We acknowledge that slice removal may raise concerns regarding artificial inflation of segmentation metrics. To mitigate this risk, improvements were additionally evaluated through paired comparisons on identical retained slices (Section 3.2), ensuring that reported gains reflect increased segmentation stability rather than post-hoc exclusion of difficult cases.

Importantly, these gains are achieved without modifying the segmentation architecture or increasing computational complexity. The approach, therefore, shifts the emphasis from model-centric optimization to data-centric algorithmic curation, which is particularly relevant for heterogeneous clinical datasets.

Although the present study focuses on cardiac MRI and the ViTUNeT architecture, the proposed preprocessing and quality-aware filtering framework is formulated independently of architecture-specific modifications. However, broader empirical validation across additional datasets and segmentation backbones is required to fully establish generalizability beyond the evaluated experimental setting.

From a deployment perspective, the computational overhead remains compatible with routine clinical workflows. Under GPU execution (batch size = 8), the complete process—including enhancement, YOLO inference, slice-quality classification, and segmentation—achieves approximately 54 slices per second. As a typical short-axis cardiac MRI study contains 10–20 slices, full quality assessment and segmentation can be completed within a few seconds, supporting real-time quality control without meaningful workflow disruption.

5. Conclusions

This work demonstrates that data quality constitutes a primary limiting factor in deep learning-based segmentation of cardiac MRI, even when using advanced architectures such as ViTUNeT. The results show that suboptimal performance does not necessarily originate from insufficient model capacity, but rather from heterogeneous and unreliable input data that hinder effective learning and inference.

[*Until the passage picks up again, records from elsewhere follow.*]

# ZhehuiWu/MP-HSIR

Hardware: AMD Instinct MI355X
Metric: hsi_patches_per_sec_fwd_bwd (higher is better)
Workload: dtype bf16; 1 GPU; natural-scene MP_HSIR_Net(31,31,64,T=6) training step fwd+bwd+allreduce+AdamW, 64x64x31 patches, batch 32/GPU, dp1; global_batch=32, patch=64x64x31, parallelism=dp1, launch=hipGraph replay

## Files before the change

include/mphsir.h:

```cpp
#ifndef MPHSIR_H
#define MPHSIR_H
#include <stddef.h>
#include <stdint.h>

#ifdef __cplusplus
extern "C" {
#endif

#define MPHSIR_OK 0
#define MPHSIR_EINVAL (-1)
#define MPHSIR_ELAUNCH (-2)

#define MPHSIR_F32 0
#define MPHSIR_BF16 1
#define MPHSIR_F16 2

const char* mphsir_version(void);
const char* mphsir_last_error(void);
int mphsir_device_arch(char* buf, int n);

typedef struct mphsir_gemm_args {
    uint32_t struct_size;
    const void* X; int64_t ldx;
    const void* W; int64_t w_batch_stride; int64_t rows_per_batch;
// ... 129 lines not shown
    const void* W1; const float* b1; const void* W1T; const void* W2T;
    void* dX; void* XN; void* H; void* DPRE; float* part;
    int64_t M; int32_t C, HP;
    int32_t variant;
    const float* keep;
    int64_t rows_per_batch;
    int32_t hsplit;
    float* dxn_part;
} mphsir_mlp_bwd_args;
int mphsir_gated_mlp_bwd(const mphsir_mlp_bwd_args* a, int dtype, void* stream);

typedef struct mphsir_mlp_wgrad_args {
    uint32_t struct_size;
    const void* XN; const void* DM;
    const void* W1; const float* b1; const void* W2T;
    float* dW1p; float* dW2p; float* db1p; float* db2p;
    int64_t M; int32_t C, HP;
    int32_t ranges;
    int32_t chunks_per_wg;
} mphsir_mlp_wgrad_args;
int mphsir_gated_mlp_wgrad(const mphsir_mlp_wgrad_args* a, int dtype, void* stream);
int mphsir_gated_mlp_wgrad_fits(int32_t C, int32_t chunks_per_wg, int dtype);

int mphsir_combine_bwd(const void* dY, const void* SA, const float* gate, const float* keep, void* dOut, void* dSA,
                       float* dgate, int32_t B, int32_t H, int32_t W, int32_t C, int32_t shift, int dtype, void* stream);
typedef struct mphsir_win_attn_bwd_args {
    uint32_t struct_size;
    const void* X; const void* dSA; const float* dmu;
    const float* ln_w; const float* ln_b;
    const void* Wqkv; const float* bqkv; const float* rpb; const void* WprojT;
    void* dQKV; void* XNw; void* dSAt; float* drpb;
    int32_t B, H, W, C, heads, shift;
    int32_t head_split;
} mphsir_win_attn_bwd_args;
int mphsir_win_attn_bwd(const mphsir_win_attn_bwd_args* a, int dtype, void* stream);
int mphsir_win_attn_bwd_fits(int32_t C, int32_t heads, int dtype);
int mphsir_ln_bwd_win(const void* X, const void* dXNw, const void* dRes, const float* ln_w, void* dX, float* part,
                      int32_t B, int32_t H, int32_t W, int32_t C, int32_t shift, const float* ln_b, void* XN, int32_t linear,
                      int dtype, void* stream);

int mphsir_ln_bwd_win_dxn(const void* X, const void* dQKV, const void* WqkvT, const void* dRes, const void* dRes2, const float* ln_w, void* dX,
                          float* part, int32_t B, int32_t H, int32_t W, int32_t C, int32_t shift, int dtype, void* stream);
int mphsir_ln_bwd_win_dxn_fits(int32_t C, int dtype);
int mphsir_ln_bwd_tok_dxn(const void* X, const void* dY, const void* WT, const void* dRes, const float* ln_w, const float* ln_b, void* dX,
                          void* XN, float* part, int64_t M, int32_t C, int32_t K, int32_t x_f32, int dtype, void* stream);

int mphsir_layernorm_tok(const void* X, int x_dtype, const float* ln_w, const float* ln_b, void* Y, void* Xcopy, int y_dtype,
                         int64_t M, int32_t C, void* stream);

typedef struct mphsir_fold_bwd_args {
    uint32_t struct_size;
    const float* Gpart; const float* Spart; const float* temperature; const float* Wo; const float* dM;
    void* W2; float* dWo; float* dtemp;
    int32_t B, C, heads, nsplit;
    int32_t dM_nsplit;
    const void* DO; int64_t lddo; const void* V; int64_t ldv; int32_t N;
    int32_t w2_blocks;
} mphsir_fold_bwd_args;
int mphsir_spectral_fold_bwd(const mphsir_fold_bwd_args* a, int dtype, void* stream);
typedef struct mphsir_pg_bwd_args {
    uint32_t struct_size;
    const float* mu; const float* dgate;
    const float* Wprompt; const float* prompt_param; const float* Wq; const float* Wkv; const float* Wdown;
    const float* Wpproj; const float* bpproj; const float* Wup;
    float* dmu; void* L; void* R;
    int32_t nW, C, r, KL, KR;
    int32_t lr_bf16;
} mphsir_pg_bwd_args;
int mphsir_pg_gate_bwd(const mphsir_pg_bwd_args* a, void* stream);
// ... 241 lines not shown
```

mp-hsir_amd/_lib.py:

```python
import ctypes
import os

import torch

_HERE = os.path.dirname(os.path.abspath(__file__))
_PATH = os.path.join(_HERE, os.environ.get("MPHSIR_LIB_AB", "libmphsir.so"))
_lib = None
_is_emu = False

c_void_p, c_int64, c_int32, c_int, c_float_p = (ctypes.c_void_p, ctypes.c_int64, ctypes.c_int32, ctypes.c_int,
                                                ctypes.POINTER(ctypes.c_float))


class _Args(ctypes.Structure):

    def __init__(self, *args, **kw):
        super().__init__(*args, **kw)
        self.struct_size = ctypes.sizeof(self)


_SZ = [("struct_size", ctypes.c_uint32)]


class GemmArgs(_Args):
# ... 37 lines not shown
               [("T", c_void_p), ("ldt", c_int64), ("QK", c_void_p), ("ldqk", c_int64), ("row_segments", c_int32)]


class FoldArgs(_Args):
    _fields_ = _SZ + [("Gpart", c_void_p), ("Spart", c_void_p), ("temperature", c_void_p), ("Wo", c_void_p), ("M", c_void_p),
                ("MT", c_void_p)] + \
               [(n, c_int32) for n in ("B", "C", "heads", "nsplit")] + [("Gsum", c_void_p), ("Ssum", c_void_p)]


class GateArgs(_Args):
    _fields_ = _SZ + [("T", c_void_p), ("ldt", c_int64), ("w9", c_void_p), ("ldw", c_int64), ("U", c_void_p), ("ldu", c_int64)] + \
               [(n, c_int32) for n in ("B", "H", "W", "HP")]


class GdfnArgs(_Args):
    _fields_ = _SZ + [("X", c_void_p), ("ldx", c_int64), ("ln_w", c_void_p), ("ln_b", c_void_p), ("Win", c_void_p), ("w9", c_void_p),
                ("ldw", c_int64), ("Wout", c_void_p), ("Y", c_void_p), ("ldy", c_int64)] + \
               [(n, c_int32) for n in ("B", "H", "W", "D", "HP", "nsplit")] + [("T", c_void_p), ("ldt", c_int64)]


class MlpBwdArgs(_Args):
    _fields_ = _SZ + [(n, c_void_p) for n in ("X", "dY", "DM", "ln_w", "ln_b", "W1", "b1", "W1T", "W2T", "dX", "XN", "H", "DPRE", "part")] + \
               [("M", c_int64), ("C", c_int32), ("HP", c_int32), ("variant", c_int32), ("keep", c_void_p), ("rows_per_batch", c_int64),
                ("hsplit", c_int32), ("dxn_part", c_void_p)]


class MlpWgradArgs(_Args):
    _fields_ = _SZ + [(n, c_void_p) for n in ("XN", "DM", "W1", "b1", "W2T", "dW1p", "dW2p", "db1p", "db2p")] + \
               [("M", c_int64), ("C", c_int32), ("HP", c_int32), ("ranges", c_int32), ("chunks_per_wg", c_int32)]


class WinAttnBwdArgs(_Args):
    _fields_ = _SZ + [(n, c_void_p) for n in ("X", "dSA", "dmu", "ln_w", "ln_b", "Wqkv", "bqkv", "rpb", "WprojT", "dQKV", "XNw",
                                         "dSAt", "drpb")] + [(n, c_int32) for n in ("B", "H", "W", "C", "heads", "shift", "head_split")]


class FoldBwdArgs(_Args):
    _fields_ = _SZ + [(n, c_void_p) for n in ("Gpart", "Spart", "temperature", "Wo", "dM", "W2", "dWo", "dtemp")] + \
               [(n, c_int32) for n in ("B", "C", "heads", "nsplit", "dM_nsplit")] + \
               [("DO", c_void_p), ("lddo", c_int64), ("V", c_void_p), ("ldv", c_int64), ("N", c_int32), ("w2_blocks", c_int32)]


class PgBwdArgs(_Args):
    _fields_ = _SZ + [(n, c_void_p) for n in ("mu", "dgate", "Wprompt", "prompt_param", "Wq", "Wkv", "Wdown", "Wpproj", "bpproj", "Wup",
                                         "dmu", "L", "R")] + [(n, c_int32) for n in ("nW", "C", "r", "KL", "KR", "lr_bf16")]


class SpectralBwdArgs(_Args):
    _fields_ = _SZ + [("QK", c_void_p), ("ldqk", c_int64), ("DO", c_void_p), ("lddo", c_int64), ("T", c_void_p), ("ldt", c_int64),
                      ("W2", c_void_p), ("MbT", c_void_p), ("w9", c_void_p), ("ldw", c_int64), ("dT", c_void_p), ("lddt", c_int64),
                      ("part", c_void_p)] + [(n, c_int32) for n in ("B", "H", "W", "C", "heads", "nblk", "round_dall")]


class SceneGatherArgs(_Args):
    _fields_ = _SZ + [("scene", c_void_p), ("origins", c_void_p), ("tiles", c_void_p)] + [(n, c_int32) for n in ("n", "C", "H", "W", "th", "tw")]


class SceneBlendArgs(_Args):
    _fields_ = _SZ + [("tiles", c_void_p), ("oy", c_void_p), ("ox", c_void_p), ("scene", c_void_p)] + \
               [(n, c_int32) for n in ("ny", "nx", "C", "H", "W", "th", "tw", "ov", "clamp01")]


class SceneGatherD4Args(_Args):
    _fields_ = _SZ + [("scene", c_void_p), ("origins", c_void_p), ("tiles", c_void_p)] + \
               [(n, c_int32) for n in ("j0", "count", "n_tiles", "G", "modes_packed", "C", "H", "W", "th", "tw")]


# ... 53 lines not shown
    "mphsir_layernorm_tok": (c_int, [c_void_p, c_int, c_void_p, c_void_p, c_void_p, c_void_p, c_int, c_int64, c_int32, c_void_p]),
    "mphsir_win_attn_fwd": (c_int, [ctypes.POINTER(WinAttnArgs), c_int, c_void_p]),
    "mphsir_win_attn_hdp": (c_int, [c_int, c_int]),
    "mphsir_pg_gate_fwd": (c_int, [ctypes.POINTER(PgFwdArgs), c_void_p]),
    "mphsir_dwconv_gram": (c_int, [ctypes.POINTER(GramArgs), c_int, c_void_p]),
    "mphsir_dwconv_gram_keeps_qk": (c_int, [c_int32, c_int32, c_int]),
    "mphsir_qkv_dwconv_gram": (c_int, [ctypes.POINTER(FusedGramArgs), c_int, c_void_p]),
    "mphsir_qkv_dwconv_gram_fits": (c_int, [c_int32, c_int32, c_int32, c_int32, c_int]),
    "mphsir_qkv_dwconv_gram_rows_fits": (c_int, [c_int32, c_int32, c_int32, c_int32, c_int, c_int32]),
    "mphsir_debug": (c_int, [c_int, c_void_p]),
    "mphsir_dwconv3x3_wgrad_tiled": (c_int, [c_int32, c_int32, c_int32, c_int]),
    "mphsir_spectral_fold": (c_int, [ctypes.POINTER(FoldArgs), c_int, c_void_p]),
    "mphsir_dwconv_gate": (c_int, [ctypes.POINTER(GateArgs), c_int, c_void_p]),
    "mphsir_dwconv_gate_bwd": (c_int, [c_void_p, c_void_p, c_int64, c_void_p, c_void_p, c_void_p, c_int32, c_int32, c_int32, c_int32, c_int, c_void_p]),
    "mphsir_dwconv_gate_bwd_fits": (c_int, [c_int32, c_int32, c_int32, c_int]),
    "mphsir_gdfn_fused": (c_int, [ctypes.POINTER(GdfnArgs), c_int, c_void_p]),
    "mphsir_gdfn_fused_fits": (c_int, [c_int32, c_int32, c_int32, c_int32, c_int]),
    "mphsir_gdfn_fused_tile_width": (c_int, [c_int32]),
    "mphsir_dwconv3x3": (c_int, [c_void_p, c_int64, c_void_p, c_int64, c_void_p, c_int64, c_int32, c_int32, c_int32, c_int32,
                                 c_int32, c_int, c_void_p]),
    "mphsir_dwconv3x3_bwd": (c_int, [c_void_p, c_int64, c_void_p, c_int64, c_void_p, c_int64, c_void_p, c_int64, c_void_p, c_int32, c_int32, c_int32,
                                     c_int32, c_int32, c_int, c_void_p]),
    "mphsir_dwconv3x3_wgrad": (c_int, [c_void_p, c_int64, c_void_p, c_int64, c_void_p, c_int32, c_int32, c_int32, c_int32,
                                       c_int32, c_int, c_void_p]),
    "mphsir_flat_adamw": (c_int, [c_void_p, c_void_p, c_void_p, c_void_p, c_int64, ctypes.c_float, ctypes.c_float,
                                  ctypes.c_float, ctypes.c_float, ctypes.c_float, c_int32, ctypes.c_float, c_void_p, c_void_p]),
    "mphsir_grad_check": (c_int, [c_void_p, c_int64, c_void_p, c_void_p]),
    "mphsir_flat_adamw_scaled": (c_int, [c_void_p, c_void_p, c_void_p, c_void_p, c_int64, ctypes.c_float, ctypes.c_float, ctypes.c_float,
                                         ctypes.c_float, ctypes.c_float, ctypes.c_float, c_void_p, c_void_p, c_void_p]),
    "mphsir_scaler_update": (c_int, [c_void_p, ctypes.c_float, ctypes.c_float, c_int32, c_void_p]),
    "mphsir_combine_bwd": (c_int, [c_void_p] * 7 + [c_int32] * 5 + [c_int, c_void_p]),
    "mphsir_win_attn_bwd": (c_int, [ctypes.POINTER(WinAttnBwdArgs), c_int, c_void_p]),
    "mphsir_win_attn_bwd_fits": (c_int, [c_int32, c_int32, c_int]),
    "mphsir_ln_bwd_win": (c_int, [c_void_p] * 6 + [c_int32] * 5 + [c_void_p, c_void_p, c_int32, c_int, c_void_p]),
    "mphsir_ln_bwd_win_dxn": (c_int, [c_void_p] * 8 + [c_int32] * 5 + [c_int, c_void_p]),
    "mphsir_ln_bwd_win_dxn_fits": (c_int, [c_int32, c_int]),
    "mphsir_ln_bwd_tok_dxn": (c_int, [c_void_p] * 9 + [c_int64, c_int32, c_int32, c_int32, c_int, c_void_p]),
    "mphsir_gemm_tn": (c_int, [c_void_p, c_int64, c_int64, c_void_p, c_int64, c_int64, c_void_p, c_void_p, c_int64, c_int32, c_int32,
                               c_int32, c_int32, c_int32, c_int, c_void_p]),
    "mphsir_spectral_fold_bwd": (c_int, [ctypes.POINTER(FoldBwdArgs), c_int, c_void_p]),
    "mphsir_pg_gate_bwd": (c_int, [ctypes.POINTER(PgBwdArgs), c_void_p]),
    "mphsir_spectral_dqkv_bwd": (c_int, [ctypes.POINTER(SpectralBwdArgs), c_int, c_void_p]),
    "mphsir_spectral_dqkv_bwd_fits": (c_int, [c_int32, c_int32, c_int32, c_int32, c_int]),
    "mphsir_spectral_dqkv_bwd_slabs": (c_int, [c_int32, c_int32]),
    "mphsir_conv3x3_tok": (c_int, [c_void_p, c_int64, c_void_p, c_void_p, c_int64, c_int32, c_int32, c_int32, c_int32, c_int32,
                                   c_int, c_void_p]),
    "mphsir_conv3x3_wgrad": (c_int, [c_void_p, c_int64, c_void_p, c_int64, c_void_p, c_int32, c_int32, c_int32, c_int32, c_int32, c_int32, c_int32, c_int, c_void_p]),
    "mphsir_im2col3x3": (c_int, [c_void_p, c_int64, c_void_p, c_int32, c_int32, c_int32, c_int32, c_int, c_void_p]),
    "mphsir_gdfn_gate_bwd": (c_int, [c_void_p, c_void_p, c_void_p, c_void_p, c_int64, c_int32, c_int, c_void_p]),
    "mphsir_gated_mlp_bwd": (c_int, [ctypes.POINTER(MlpBwdArgs), c_int, c_void_p]),
    "mphsir_gated_mlp_wgrad": (c_int, [ctypes.POINTER(MlpWgradArgs), c_int, c_void_p]),
    "mphsir_gated_mlp_wgrad_fits": (c_int, [c_int32, c_int32, c_int]),
    "mphsir_gated_mlp_fwd": (c_int, [ctypes.POINTER(MlpArgs), c_int, c_void_p]),
    "mphsir_gated_mlp_fwd_fuses": (c_int, [c_int32, c_int64, c_int]),
    "mphsir_reduce_parts": (c_int, [ctypes.POINTER(ReduceSeg), c_int32, c_void_p]),
    "mphsir_gemm_tn_group": (c_int, [ctypes.POINTER(TnProblem), c_int32, c_int32, c_int, c_void_p]),
    "mphsir_pack_gather": (c_int, [c_void_p, c_void_p, c_void_p, c_int64, c_int, c_void_p]),
    "mphsir_multi_copy": (c_int, [c_void_p, c_int32, c_int64, c_void_p]),
    "mphsir_nchw_to_cl": (c_int, [c_void_p, c_void_p, c_int32, c_int32, c_int64, c_int32, c_int, c_void_p]),
    "mphsir_cl_to_nchw_add": (c_int, [c_void_p, c_int64, c_void_p, c_void_p, c_int32, c_int32, c_int64, c_int, c_void_p]),
    "mphsir_task_weights": (c_int, [c_void_p, c_void_p, c_int32, c_int32, c_int32, c_void_p]),
    "mphsir_mix_rows": (c_int, [c_void_p, c_void_p, c_void_p, c_int32, c_int32, c_int32, ctypes.c_float, c_int32, c_void_p]),
    "mphsir_scene_gather": (c_int, [ctypes.POINTER(SceneGatherArgs), c_void_p]),
    "mphsir_scene_blend": (c_int, [ctypes.POINTER(SceneBlendArgs), c_void_p]),
    "mphsir_scene_gather_d4": (c_int, [ctypes.POINTER(SceneGatherD4Args), c_void_p]),
    "mphsir_scene_fold_d4": (c_int, [ctypes.POINTER(SceneFoldD4Args), c_void_p]),
# ... 51 lines not shown
```

mp-hsir_amd/autograd_ops.py:

```python
from collections import namedtuple

import torch
import torch.nn.functional as F

from . import ops


class SkipGrad:

    def __init__(self):
        self.dz = None

    def take(self):
        dz, self.dz = self.dz, None
        return dz


Skip = namedtuple("Skip", "holder first last")


def _skip_put(skip, dz, needed):
    if not needed:
        return None
    if skip is not None and skip.last:
# ... 162 lines not shown

def _pgsstb_attn_forward(blk, k1, x, fuse=False):
    B, H, W, Cc = x.shape
    dt = x.dtype
    pk = blk.packed(dt)
    sp = blk.gobal_spectral_attn.packed(dt)
    heads, shift = blk.num_heads, blk.shift_size
    sa, mu, oattn = ops.win_attn_fwd(x, pk["ln1"][0], pk["ln1"][1], pk["wqkv"], pk["bqkv"], pk["rpb"], pk["wproj"],
                                     pk["bproj"], pk["pg"], heads, shift, save=True, gate=False)
    with ops.side_stream(sa, ops.SIDE_BRANCH) as br:
        gate = ops.pg_gate_fwd(mu, pk["pg"])
    sa2 = sa.reshape(-1, Cc)
    v, gp, spart, t, qk = _pass_a(sa2, sp["wqkv"], sp["w9"], B, H, W, Cc, heads, keep=True)
    Mb, MbT, gp, spart = ops.spectral_fold(gp, spart, sp["temp"], sp["wo"], dt, transposed=True)
    br.join()
    saved = _AttnSaved(x, sa, gate, mu, oattn, t, v, gp, spart, Mb, MbT, qk)
    if fuse:
        return None, saved
    y = ops.gemm_tok(v, Mb, epi=2, res=x.reshape(-1, Cc), sa=sa2, gate=gate, keep=k1, geom=(H, W, shift))
    return y.reshape(B, H, W, Cc), saved
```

To address this limitation, we proposed a quality-aware, data-centric preprocessing algorithm that operates prior to segmentation. The method combines a lightweight visual enhancement stage with an automatic slice-quality filtering mechanism. Anatomically meaningful attributes are extracted using a YOLOv11-based detector and subsequently exploited by a supervised machine learning classifier to identify and discard unreliable slices before segmentation. This design decouples data curation from the segmentation model itself and allows quality control to be treated as an independent algorithmic component.

Experimental results confirm that the proposed approach leads to statistically significant and consistent improvements in segmentation accuracy, particularly in anatomically complex regions such as the trabecular myocardium. Importantly, these gains are achieved without modifying the segmentation architecture or increasing its computational complexity, highlighting the effectiveness of algorithmic data curation over model-centric optimization strategies.

Although the present validation focuses on short-axis cardiac MRI and LVNC-related segmentation tasks using the ViTUNeT architecture, the proposed preprocessing and quality-aware filtering framework is designed independently of architecture-specific modifications. However, empirical validation has so far been limited to a single in-house dataset and one segmentation backbone. The anatomical attributes and quality labels employed in this study are specific to left ventricular structures, and direct transfer to other anatomies or imaging modalities would require retraining the detection and classification components. Therefore, broader evaluation across additional datasets and alternative segmentation architectures is necessary to fully establish generalizability beyond the current experimental setting. Exploring such extensions constitutes an important direction for future research.

Beyond the specific application to cardiac MRI, formalizing quality assessment as an explicit algorithmic step reinforces the importance of data-centric methodologies for building robust, scalable, and clinically viable deep learning systems.

Author Contributions

Conceptualization, S.d.H. and G.B.; methodology, S.d.H.; software, S.d.H.; validation, S.d.H., J.C., G.B. and P.G.-F.; formal analysis, S.d.H.; investigation, S.d.H. and G.B.; resources, G.B. and J.M.G.; data curation, S.d.H.; writing—original draft preparation, S.d.H.; writing—review and editing, S.d.H., P.G.-F., J.C., J.M.G. and G.B.; visualization, S.d.H.; supervision, P.G.-F., J.M.G. and G.B.; project administration, J.M.G. and G.B.; funding acquisition, J.M.G. and G.B. All authors have read and agreed to the published version of the manuscript.

Funding

This research has been partially funded by Grant TED2021-129221B-I00, which is funded by MCIN/AEI/10.13039/501100011033, and by the European Union NextGenerationEU/PRTR.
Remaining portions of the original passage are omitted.